[[ Input material open ]]

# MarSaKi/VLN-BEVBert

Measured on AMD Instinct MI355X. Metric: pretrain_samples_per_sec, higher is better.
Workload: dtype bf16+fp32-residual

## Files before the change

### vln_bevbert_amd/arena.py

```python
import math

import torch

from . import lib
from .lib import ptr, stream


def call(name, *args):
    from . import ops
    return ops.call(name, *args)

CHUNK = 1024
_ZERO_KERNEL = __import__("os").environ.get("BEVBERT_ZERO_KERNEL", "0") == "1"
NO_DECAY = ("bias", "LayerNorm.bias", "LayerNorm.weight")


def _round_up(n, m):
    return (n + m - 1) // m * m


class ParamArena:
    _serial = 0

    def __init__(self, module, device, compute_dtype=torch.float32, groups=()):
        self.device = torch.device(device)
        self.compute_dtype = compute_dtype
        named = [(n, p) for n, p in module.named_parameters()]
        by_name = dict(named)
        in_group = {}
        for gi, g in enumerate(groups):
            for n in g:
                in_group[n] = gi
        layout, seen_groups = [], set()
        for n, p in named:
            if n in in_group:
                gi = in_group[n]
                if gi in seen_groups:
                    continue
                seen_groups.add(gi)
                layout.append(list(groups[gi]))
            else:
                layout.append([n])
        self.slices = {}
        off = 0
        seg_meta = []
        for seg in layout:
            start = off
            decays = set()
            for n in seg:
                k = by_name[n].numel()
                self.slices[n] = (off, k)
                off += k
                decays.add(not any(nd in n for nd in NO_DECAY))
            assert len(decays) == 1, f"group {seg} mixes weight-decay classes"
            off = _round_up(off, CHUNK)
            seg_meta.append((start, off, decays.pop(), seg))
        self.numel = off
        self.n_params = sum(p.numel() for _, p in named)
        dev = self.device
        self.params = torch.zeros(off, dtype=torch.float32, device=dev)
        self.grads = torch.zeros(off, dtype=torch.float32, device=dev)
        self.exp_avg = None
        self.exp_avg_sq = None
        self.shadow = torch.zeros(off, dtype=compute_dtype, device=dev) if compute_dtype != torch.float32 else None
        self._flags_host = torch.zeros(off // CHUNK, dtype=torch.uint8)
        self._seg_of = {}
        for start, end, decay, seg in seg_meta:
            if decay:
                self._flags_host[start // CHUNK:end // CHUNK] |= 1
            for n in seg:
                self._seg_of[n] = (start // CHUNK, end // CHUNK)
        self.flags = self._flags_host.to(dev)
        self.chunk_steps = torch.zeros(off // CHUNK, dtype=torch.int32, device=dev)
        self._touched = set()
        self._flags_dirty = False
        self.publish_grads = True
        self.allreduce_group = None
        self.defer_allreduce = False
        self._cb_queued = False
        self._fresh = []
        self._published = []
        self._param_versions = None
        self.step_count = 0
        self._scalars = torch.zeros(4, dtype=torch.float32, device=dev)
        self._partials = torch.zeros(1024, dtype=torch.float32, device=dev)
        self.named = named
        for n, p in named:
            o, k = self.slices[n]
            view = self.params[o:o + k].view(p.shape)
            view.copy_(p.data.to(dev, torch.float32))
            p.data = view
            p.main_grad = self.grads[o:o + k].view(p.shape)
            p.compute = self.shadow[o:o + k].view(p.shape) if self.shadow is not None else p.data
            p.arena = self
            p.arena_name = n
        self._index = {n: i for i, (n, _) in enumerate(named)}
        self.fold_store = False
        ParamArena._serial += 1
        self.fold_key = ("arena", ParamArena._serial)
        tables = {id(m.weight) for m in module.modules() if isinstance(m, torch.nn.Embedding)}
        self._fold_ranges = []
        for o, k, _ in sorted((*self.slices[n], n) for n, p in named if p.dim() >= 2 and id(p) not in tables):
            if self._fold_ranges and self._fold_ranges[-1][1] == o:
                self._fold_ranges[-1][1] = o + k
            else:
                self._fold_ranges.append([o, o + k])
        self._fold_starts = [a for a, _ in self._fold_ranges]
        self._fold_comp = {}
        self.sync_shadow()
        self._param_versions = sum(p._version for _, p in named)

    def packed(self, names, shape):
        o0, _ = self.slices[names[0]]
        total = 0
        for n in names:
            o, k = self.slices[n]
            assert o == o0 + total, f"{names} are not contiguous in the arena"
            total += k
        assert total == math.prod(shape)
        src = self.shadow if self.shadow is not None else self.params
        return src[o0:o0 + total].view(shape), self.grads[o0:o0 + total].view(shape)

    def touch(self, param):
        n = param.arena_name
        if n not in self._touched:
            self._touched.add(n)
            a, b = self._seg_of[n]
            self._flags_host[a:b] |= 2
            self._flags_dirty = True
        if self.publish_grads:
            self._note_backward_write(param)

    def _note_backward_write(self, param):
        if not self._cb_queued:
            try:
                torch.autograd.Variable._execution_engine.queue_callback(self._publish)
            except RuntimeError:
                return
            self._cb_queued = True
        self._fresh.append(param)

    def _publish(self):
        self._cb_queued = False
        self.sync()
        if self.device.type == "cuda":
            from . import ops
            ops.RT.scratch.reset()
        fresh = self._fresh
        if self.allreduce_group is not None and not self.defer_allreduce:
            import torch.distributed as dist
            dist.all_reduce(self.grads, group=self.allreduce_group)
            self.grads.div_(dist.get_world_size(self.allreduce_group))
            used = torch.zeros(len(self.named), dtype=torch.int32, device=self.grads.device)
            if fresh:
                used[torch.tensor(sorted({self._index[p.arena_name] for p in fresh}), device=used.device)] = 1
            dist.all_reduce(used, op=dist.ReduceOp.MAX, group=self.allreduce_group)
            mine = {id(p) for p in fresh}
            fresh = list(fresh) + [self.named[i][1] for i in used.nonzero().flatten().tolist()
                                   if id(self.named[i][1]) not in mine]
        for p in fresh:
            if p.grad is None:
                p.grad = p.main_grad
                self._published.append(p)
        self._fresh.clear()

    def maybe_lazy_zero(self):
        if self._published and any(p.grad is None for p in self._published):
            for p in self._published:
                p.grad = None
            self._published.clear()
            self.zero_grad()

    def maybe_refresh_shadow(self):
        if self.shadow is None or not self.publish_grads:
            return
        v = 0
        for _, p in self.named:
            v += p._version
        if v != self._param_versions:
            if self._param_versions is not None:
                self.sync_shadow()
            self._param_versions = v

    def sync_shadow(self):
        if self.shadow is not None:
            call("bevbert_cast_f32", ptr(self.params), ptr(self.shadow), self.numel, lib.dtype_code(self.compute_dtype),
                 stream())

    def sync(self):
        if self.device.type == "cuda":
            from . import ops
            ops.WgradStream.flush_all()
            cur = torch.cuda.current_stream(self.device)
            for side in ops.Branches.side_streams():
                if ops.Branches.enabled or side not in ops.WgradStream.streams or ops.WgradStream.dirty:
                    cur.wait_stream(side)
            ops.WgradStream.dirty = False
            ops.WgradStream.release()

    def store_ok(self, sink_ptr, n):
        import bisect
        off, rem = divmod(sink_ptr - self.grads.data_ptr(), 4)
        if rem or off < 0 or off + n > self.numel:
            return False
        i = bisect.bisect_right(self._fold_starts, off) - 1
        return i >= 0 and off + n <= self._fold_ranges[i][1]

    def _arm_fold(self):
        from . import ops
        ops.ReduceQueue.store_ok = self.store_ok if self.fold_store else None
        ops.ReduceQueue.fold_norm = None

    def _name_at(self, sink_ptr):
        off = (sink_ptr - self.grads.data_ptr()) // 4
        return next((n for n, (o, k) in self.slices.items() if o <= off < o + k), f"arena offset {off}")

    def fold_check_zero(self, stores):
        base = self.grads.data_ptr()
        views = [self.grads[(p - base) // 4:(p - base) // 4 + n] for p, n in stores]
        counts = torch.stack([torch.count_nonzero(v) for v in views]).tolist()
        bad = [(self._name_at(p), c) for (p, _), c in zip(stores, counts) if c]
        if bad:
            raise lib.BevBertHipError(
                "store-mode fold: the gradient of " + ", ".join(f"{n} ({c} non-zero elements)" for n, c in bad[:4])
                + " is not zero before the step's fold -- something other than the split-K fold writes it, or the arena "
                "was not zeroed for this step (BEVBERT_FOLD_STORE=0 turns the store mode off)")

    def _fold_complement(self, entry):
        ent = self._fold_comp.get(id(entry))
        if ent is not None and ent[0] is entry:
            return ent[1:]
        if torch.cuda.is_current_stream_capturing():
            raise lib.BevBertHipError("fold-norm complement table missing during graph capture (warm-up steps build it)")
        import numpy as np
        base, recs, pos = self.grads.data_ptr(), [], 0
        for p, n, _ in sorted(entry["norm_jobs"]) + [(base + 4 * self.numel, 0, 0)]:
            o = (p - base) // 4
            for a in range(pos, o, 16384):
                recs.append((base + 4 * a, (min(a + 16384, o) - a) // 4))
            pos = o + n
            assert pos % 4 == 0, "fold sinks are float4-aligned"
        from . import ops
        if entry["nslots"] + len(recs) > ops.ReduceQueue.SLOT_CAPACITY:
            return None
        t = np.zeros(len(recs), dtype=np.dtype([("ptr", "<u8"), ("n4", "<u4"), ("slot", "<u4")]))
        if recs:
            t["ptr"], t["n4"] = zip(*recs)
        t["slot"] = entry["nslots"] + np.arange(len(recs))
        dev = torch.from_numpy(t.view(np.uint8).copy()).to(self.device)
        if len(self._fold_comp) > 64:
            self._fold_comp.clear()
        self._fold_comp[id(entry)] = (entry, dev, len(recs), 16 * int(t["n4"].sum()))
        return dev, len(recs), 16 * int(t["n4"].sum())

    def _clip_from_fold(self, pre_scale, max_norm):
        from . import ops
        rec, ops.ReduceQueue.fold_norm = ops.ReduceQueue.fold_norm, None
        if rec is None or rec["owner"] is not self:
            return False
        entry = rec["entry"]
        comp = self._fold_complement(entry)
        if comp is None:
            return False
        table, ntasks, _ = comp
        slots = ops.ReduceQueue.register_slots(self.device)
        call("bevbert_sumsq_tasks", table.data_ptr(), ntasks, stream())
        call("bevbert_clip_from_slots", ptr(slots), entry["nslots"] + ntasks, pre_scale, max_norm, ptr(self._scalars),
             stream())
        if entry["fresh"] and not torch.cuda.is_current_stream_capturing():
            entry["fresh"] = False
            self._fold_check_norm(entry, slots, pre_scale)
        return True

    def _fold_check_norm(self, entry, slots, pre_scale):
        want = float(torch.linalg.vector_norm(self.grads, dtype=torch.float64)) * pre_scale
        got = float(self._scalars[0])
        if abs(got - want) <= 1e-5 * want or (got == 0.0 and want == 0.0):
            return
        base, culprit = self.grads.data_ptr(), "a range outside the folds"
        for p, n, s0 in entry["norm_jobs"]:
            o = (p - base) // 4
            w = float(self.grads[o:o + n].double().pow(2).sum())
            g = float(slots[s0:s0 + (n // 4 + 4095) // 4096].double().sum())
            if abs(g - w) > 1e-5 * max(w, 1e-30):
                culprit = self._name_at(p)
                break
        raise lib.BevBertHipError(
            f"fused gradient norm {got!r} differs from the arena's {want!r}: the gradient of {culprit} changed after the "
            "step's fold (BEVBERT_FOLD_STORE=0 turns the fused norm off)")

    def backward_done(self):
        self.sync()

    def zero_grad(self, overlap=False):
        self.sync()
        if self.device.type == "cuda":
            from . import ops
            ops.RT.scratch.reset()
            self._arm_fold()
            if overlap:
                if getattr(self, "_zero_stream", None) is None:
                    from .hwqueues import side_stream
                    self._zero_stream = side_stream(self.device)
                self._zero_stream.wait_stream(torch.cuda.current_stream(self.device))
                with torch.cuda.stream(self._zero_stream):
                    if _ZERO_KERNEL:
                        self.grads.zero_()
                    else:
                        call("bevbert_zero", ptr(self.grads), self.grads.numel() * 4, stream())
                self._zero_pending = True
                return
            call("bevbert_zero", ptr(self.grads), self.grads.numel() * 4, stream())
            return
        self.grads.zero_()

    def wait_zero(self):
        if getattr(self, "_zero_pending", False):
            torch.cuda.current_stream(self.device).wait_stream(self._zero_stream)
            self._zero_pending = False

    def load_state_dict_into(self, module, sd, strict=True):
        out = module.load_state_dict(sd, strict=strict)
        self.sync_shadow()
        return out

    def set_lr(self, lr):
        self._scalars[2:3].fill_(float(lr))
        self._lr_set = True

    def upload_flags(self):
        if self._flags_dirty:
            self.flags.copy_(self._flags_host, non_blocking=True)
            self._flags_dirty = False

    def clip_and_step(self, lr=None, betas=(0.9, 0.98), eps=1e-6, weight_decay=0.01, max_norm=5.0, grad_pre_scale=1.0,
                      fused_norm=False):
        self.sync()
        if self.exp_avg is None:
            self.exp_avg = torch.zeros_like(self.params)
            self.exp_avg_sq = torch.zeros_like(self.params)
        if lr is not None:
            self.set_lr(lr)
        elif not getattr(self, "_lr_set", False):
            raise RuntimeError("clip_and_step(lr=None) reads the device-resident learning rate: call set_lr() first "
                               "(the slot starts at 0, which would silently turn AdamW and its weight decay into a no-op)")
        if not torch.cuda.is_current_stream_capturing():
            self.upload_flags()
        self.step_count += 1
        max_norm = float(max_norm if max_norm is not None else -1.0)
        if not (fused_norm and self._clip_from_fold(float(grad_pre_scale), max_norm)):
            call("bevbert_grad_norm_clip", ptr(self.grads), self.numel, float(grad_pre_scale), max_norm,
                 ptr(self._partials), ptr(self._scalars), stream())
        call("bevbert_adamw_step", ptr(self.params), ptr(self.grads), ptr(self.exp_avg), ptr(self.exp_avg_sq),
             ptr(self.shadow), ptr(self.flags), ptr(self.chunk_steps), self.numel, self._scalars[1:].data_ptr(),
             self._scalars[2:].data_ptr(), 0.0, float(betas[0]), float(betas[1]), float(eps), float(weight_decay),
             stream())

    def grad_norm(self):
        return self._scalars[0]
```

[[ Input material closed ]]

**What needs to be done:** The answer must be every line of the records that contains the word "counts".

**Response area:**
        counts = torch.stack([torch.count_nonzero(v) for v in views]).tolist()
        bad = [(self._name_at(p), c) for (p, _), c in zip(stores, counts) if c]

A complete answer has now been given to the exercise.